WHAT IS NEEDED: Starting with the first line of the data that follows, transcribe every line verbatim until the line containing "const bool voxel = gd->voxel != 0;" has been transcribed.

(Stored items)
━━━━

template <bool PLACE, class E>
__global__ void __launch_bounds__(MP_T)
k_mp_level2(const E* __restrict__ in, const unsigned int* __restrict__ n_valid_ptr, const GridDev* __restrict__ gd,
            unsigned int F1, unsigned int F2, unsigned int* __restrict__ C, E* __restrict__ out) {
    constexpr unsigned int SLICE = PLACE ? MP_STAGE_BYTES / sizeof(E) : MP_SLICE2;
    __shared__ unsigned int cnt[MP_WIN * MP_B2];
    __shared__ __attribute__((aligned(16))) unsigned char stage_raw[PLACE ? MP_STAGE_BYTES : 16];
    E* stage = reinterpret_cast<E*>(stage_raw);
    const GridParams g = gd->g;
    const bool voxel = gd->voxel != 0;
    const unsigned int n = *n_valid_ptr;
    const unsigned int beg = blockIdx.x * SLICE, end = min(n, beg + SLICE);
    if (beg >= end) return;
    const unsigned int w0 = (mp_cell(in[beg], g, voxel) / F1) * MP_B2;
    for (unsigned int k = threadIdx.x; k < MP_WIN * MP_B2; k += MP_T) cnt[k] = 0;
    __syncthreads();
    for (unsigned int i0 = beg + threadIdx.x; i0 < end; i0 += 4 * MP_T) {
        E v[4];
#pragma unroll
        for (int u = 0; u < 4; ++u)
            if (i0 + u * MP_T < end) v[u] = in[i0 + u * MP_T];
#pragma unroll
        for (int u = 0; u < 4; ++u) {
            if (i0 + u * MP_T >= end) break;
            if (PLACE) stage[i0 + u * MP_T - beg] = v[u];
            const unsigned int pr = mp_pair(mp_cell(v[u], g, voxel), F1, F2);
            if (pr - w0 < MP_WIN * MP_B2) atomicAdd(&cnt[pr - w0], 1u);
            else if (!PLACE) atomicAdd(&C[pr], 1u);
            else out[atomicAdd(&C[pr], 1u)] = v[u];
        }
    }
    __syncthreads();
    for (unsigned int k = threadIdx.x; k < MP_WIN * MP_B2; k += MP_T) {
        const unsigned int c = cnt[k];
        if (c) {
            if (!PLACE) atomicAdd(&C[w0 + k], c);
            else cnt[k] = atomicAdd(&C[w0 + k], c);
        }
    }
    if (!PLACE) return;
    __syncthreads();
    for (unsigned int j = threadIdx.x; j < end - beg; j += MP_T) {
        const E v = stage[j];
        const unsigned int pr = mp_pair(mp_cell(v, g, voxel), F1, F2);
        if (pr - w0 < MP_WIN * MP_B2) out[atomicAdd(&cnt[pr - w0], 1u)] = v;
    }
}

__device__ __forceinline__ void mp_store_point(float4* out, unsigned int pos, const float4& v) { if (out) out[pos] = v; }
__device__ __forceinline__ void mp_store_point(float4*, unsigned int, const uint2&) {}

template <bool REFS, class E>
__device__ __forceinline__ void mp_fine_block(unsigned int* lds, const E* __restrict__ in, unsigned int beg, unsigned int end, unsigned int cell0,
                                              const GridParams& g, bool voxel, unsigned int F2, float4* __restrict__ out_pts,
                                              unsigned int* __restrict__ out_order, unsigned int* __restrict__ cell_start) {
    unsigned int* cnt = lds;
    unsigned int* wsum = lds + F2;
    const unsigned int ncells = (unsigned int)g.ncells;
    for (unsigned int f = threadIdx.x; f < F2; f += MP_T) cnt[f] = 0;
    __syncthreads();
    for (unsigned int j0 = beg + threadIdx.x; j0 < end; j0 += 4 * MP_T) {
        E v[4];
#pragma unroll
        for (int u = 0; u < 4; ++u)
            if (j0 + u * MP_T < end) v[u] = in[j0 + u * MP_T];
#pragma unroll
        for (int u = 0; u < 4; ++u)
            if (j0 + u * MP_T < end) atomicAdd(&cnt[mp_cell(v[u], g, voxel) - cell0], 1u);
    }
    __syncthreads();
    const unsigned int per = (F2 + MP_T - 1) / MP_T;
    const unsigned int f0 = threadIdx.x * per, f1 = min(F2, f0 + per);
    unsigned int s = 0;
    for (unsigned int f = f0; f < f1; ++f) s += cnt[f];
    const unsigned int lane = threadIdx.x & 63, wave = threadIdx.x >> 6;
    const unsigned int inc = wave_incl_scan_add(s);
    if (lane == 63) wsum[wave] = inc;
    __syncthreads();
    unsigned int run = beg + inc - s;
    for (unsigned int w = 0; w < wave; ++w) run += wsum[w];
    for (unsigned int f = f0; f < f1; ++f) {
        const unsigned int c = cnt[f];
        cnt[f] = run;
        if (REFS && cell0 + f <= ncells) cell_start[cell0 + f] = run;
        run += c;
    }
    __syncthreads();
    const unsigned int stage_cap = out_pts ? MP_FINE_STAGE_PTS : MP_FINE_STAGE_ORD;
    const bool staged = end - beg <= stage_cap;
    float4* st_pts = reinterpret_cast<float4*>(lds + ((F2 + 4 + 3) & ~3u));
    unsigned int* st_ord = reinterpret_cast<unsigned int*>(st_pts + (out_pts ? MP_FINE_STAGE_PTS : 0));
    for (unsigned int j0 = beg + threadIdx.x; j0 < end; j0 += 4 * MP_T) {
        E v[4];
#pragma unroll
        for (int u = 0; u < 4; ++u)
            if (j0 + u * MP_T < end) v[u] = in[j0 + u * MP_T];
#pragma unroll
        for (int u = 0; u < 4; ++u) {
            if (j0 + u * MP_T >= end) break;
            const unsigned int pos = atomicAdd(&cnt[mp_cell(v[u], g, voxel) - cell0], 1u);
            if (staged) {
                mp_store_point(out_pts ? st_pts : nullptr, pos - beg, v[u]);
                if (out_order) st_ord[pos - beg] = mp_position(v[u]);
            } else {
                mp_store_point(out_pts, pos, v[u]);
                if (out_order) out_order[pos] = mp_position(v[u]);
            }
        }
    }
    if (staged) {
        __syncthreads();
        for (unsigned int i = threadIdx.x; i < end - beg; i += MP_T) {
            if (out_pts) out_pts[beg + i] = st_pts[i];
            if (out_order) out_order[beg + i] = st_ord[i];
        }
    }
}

━━━━

SOLUTION FOR THIS EXERCISE:
template <bool PLACE, class E>
__global__ void __launch_bounds__(MP_T)
k_mp_level2(const E* __restrict__ in, const unsigned int* __restrict__ n_valid_ptr, const GridDev* __restrict__ gd,
            unsigned int F1, unsigned int F2, unsigned int* __restrict__ C, E* __restrict__ out) {
    constexpr unsigned int SLICE = PLACE ? MP_STAGE_BYTES / sizeof(E) : MP_SLICE2;
    __shared__ unsigned int cnt[MP_WIN * MP_B2];
    __shared__ __attribute__((aligned(16))) unsigned char stage_raw[PLACE ? MP_STAGE_BYTES : 16];
    E* stage = reinterpret_cast<E*>(stage_raw);
    const GridParams g = gd->g;
    const bool voxel = gd->voxel != 0;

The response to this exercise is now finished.